* _What you have to do_: Would you please copy every line from the records that contains the word "extra"?

Start of Dataset records

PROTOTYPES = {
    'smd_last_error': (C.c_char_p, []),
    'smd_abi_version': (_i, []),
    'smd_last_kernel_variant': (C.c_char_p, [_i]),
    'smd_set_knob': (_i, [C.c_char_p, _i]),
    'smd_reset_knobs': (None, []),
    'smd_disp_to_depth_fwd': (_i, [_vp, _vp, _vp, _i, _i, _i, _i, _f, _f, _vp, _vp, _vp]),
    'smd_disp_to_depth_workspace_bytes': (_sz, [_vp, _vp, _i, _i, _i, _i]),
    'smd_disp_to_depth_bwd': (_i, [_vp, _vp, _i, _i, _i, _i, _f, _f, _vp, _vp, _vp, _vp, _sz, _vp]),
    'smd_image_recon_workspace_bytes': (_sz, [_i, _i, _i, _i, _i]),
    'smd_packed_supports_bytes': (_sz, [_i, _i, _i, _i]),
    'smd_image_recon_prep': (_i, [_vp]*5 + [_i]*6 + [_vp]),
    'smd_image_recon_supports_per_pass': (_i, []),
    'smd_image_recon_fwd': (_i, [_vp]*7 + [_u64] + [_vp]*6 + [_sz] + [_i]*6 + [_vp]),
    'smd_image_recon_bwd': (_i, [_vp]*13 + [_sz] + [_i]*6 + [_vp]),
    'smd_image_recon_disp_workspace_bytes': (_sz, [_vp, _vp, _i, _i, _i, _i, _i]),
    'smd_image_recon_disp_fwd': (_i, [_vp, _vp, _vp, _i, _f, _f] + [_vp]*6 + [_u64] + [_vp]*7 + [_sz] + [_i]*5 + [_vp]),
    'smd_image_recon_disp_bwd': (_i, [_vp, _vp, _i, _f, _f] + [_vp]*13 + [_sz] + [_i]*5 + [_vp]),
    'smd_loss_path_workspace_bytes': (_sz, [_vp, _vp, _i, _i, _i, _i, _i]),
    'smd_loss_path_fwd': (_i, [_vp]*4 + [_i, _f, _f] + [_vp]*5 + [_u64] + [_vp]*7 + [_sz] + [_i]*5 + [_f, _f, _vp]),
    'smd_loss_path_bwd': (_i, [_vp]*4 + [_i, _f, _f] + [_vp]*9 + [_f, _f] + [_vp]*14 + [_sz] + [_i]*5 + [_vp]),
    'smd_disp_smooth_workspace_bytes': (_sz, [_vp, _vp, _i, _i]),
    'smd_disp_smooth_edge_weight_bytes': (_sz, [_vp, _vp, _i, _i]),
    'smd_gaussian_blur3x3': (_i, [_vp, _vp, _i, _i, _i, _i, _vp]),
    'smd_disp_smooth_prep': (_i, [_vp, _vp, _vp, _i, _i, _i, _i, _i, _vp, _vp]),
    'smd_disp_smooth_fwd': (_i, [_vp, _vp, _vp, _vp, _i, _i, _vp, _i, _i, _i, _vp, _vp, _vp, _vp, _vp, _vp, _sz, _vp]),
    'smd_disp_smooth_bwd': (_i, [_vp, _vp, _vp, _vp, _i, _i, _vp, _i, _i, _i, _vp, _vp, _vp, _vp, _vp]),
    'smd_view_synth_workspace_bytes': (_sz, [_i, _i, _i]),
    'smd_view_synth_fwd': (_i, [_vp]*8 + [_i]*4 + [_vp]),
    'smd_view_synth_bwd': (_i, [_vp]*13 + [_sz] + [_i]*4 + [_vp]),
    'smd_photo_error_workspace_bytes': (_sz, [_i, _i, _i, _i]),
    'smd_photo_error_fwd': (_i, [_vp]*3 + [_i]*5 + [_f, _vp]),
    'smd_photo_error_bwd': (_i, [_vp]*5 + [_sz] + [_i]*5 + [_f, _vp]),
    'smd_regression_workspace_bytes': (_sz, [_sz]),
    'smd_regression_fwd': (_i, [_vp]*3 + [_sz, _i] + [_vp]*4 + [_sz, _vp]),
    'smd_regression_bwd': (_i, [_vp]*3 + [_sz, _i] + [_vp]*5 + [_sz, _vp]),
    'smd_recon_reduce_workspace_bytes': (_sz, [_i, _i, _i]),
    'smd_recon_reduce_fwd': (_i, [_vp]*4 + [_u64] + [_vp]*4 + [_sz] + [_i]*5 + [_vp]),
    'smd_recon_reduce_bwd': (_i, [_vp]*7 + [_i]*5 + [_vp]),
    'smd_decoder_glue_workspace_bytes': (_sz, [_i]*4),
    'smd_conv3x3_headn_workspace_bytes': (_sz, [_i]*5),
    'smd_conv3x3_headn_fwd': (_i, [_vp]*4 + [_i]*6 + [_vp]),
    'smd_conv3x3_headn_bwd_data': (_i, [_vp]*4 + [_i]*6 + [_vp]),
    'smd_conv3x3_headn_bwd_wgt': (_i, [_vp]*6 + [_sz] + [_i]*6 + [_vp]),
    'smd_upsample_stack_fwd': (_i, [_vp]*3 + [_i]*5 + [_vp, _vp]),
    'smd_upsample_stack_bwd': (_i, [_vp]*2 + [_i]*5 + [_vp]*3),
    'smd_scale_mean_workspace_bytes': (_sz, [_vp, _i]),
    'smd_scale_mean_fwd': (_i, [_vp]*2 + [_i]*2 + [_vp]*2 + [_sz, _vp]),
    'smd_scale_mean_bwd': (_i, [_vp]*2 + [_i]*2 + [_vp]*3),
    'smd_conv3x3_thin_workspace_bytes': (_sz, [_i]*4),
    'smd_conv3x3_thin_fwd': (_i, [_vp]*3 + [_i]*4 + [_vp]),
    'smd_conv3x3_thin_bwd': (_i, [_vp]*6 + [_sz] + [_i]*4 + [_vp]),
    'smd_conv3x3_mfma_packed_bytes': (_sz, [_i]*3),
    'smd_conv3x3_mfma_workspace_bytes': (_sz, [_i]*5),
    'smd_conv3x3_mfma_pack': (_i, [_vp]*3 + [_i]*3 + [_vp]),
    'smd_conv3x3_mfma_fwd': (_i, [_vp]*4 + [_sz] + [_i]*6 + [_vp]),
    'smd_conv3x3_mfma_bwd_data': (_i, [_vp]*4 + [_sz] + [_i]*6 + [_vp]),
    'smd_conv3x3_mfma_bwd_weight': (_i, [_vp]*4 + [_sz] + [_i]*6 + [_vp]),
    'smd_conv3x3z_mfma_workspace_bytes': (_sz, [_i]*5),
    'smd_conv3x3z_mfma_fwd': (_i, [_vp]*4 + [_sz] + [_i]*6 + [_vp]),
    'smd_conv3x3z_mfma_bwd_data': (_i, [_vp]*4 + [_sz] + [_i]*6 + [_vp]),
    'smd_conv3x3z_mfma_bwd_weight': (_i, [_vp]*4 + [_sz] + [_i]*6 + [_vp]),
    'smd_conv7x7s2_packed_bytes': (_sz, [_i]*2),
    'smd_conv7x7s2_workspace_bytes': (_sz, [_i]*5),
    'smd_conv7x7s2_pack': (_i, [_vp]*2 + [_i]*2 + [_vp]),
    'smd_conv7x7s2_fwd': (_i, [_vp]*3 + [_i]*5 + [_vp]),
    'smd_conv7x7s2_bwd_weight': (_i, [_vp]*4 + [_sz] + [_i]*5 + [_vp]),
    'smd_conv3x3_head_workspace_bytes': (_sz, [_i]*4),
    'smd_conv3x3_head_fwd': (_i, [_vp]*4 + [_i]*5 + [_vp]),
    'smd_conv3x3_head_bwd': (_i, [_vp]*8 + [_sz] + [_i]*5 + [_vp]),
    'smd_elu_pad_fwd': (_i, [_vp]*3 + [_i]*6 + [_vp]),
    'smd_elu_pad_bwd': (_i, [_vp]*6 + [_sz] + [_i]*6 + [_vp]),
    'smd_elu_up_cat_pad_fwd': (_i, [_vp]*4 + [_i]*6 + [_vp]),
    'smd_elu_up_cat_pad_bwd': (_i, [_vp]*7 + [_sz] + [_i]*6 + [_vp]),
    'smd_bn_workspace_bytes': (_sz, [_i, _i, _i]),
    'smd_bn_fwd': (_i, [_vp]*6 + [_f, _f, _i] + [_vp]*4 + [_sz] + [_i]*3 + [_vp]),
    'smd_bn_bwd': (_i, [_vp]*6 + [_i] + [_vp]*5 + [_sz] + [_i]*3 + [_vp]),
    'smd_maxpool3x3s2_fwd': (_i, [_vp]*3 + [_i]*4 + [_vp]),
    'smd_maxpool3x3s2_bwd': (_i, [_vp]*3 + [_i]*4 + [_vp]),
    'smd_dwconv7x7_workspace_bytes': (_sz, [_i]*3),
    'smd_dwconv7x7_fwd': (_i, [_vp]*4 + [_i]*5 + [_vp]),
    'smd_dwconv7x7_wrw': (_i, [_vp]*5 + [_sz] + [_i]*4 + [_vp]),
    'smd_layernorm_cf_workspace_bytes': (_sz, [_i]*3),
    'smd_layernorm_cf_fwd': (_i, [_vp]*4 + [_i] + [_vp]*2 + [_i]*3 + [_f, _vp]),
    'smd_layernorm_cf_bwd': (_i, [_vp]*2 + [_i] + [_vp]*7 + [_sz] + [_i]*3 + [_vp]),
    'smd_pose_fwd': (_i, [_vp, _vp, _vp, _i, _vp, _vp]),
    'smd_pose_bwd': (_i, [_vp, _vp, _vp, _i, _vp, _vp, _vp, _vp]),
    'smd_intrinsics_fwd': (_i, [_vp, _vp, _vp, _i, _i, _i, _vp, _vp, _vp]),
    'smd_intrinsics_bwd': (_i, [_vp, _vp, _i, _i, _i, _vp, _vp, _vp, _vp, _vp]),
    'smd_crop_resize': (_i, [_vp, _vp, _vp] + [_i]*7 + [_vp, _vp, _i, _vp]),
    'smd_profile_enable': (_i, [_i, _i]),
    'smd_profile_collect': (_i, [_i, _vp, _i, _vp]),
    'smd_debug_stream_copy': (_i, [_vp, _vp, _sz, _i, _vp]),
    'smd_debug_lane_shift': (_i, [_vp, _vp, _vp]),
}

End of Dataset records
Start of Dataset records

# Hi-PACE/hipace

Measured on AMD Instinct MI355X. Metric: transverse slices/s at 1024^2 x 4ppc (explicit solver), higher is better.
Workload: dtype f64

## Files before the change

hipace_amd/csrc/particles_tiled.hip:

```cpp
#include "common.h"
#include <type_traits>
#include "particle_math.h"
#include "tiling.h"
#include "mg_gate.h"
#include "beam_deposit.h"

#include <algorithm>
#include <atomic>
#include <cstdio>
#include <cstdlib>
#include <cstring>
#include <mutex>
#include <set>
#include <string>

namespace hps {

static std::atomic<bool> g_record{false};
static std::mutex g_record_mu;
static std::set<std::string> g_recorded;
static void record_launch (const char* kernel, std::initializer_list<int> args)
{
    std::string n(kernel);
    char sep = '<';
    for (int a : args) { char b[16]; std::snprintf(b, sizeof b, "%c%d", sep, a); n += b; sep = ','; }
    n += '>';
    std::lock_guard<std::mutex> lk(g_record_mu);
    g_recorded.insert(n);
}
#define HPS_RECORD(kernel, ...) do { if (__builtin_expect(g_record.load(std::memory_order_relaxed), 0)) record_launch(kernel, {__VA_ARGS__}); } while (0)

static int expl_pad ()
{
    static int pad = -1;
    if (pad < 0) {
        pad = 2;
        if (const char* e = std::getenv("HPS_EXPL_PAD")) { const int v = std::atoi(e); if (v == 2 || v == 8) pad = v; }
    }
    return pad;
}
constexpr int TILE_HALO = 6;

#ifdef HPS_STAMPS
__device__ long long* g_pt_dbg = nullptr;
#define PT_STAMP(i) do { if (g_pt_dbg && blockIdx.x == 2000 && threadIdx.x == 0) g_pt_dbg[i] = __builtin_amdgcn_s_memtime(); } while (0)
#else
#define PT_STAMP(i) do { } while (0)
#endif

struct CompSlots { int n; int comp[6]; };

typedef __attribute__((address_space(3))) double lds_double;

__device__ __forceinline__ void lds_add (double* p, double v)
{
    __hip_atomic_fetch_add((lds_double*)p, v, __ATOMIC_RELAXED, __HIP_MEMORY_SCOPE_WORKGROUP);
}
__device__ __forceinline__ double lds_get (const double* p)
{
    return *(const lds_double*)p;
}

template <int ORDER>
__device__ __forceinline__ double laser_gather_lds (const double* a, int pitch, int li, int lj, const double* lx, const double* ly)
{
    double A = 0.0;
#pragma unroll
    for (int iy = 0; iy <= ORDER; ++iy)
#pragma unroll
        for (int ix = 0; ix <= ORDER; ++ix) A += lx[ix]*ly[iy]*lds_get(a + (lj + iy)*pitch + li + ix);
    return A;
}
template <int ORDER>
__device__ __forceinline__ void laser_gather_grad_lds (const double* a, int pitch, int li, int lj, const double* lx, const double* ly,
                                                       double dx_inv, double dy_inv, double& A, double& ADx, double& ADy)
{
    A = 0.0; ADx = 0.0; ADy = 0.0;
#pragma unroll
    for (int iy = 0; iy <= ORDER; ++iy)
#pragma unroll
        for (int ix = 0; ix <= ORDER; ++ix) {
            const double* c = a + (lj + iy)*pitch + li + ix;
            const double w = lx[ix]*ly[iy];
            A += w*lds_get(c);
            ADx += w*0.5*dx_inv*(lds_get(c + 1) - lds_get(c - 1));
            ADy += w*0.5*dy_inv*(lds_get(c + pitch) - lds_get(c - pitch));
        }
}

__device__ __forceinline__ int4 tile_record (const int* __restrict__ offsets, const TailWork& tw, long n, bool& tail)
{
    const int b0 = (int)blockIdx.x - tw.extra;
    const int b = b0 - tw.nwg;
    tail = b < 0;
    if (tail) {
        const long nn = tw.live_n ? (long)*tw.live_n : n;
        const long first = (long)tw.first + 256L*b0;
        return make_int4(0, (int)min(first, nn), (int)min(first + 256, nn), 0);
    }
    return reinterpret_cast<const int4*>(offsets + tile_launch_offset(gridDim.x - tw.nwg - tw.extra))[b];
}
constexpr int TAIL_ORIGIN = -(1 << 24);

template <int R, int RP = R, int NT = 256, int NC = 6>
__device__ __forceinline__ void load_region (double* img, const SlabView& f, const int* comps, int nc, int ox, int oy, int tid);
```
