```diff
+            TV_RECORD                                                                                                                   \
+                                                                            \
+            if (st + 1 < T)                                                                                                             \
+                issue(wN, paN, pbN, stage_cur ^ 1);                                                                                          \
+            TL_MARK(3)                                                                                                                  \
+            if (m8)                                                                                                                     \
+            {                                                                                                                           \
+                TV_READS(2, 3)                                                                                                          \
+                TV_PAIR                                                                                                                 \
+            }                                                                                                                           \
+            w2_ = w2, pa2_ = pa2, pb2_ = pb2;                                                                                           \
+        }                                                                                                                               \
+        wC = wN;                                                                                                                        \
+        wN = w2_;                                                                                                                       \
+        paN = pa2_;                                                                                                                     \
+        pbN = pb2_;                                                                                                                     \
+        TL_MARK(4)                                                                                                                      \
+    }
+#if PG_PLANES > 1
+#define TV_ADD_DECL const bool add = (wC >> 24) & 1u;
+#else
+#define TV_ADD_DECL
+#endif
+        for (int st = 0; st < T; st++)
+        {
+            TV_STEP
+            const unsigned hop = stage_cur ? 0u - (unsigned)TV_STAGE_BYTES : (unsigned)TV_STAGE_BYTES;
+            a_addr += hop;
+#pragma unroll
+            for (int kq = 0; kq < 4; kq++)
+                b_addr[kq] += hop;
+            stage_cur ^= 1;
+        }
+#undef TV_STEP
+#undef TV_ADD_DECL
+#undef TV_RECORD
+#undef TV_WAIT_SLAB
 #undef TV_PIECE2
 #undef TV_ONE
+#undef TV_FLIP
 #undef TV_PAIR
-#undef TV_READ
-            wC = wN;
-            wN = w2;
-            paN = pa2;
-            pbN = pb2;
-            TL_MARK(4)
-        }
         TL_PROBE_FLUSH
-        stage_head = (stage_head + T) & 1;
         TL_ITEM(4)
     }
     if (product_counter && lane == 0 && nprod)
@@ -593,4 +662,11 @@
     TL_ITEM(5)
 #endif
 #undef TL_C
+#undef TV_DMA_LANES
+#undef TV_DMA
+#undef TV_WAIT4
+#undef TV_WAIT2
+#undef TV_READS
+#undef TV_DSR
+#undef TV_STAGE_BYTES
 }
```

End of Dataset records

* _Answer to the problem_:
    const int b0 = (int)blockIdx.x - tw.extra;
    return reinterpret_cast<const int4*>(offsets + tile_launch_offset(gridDim.x - tw.nwg - tw.extra))[b];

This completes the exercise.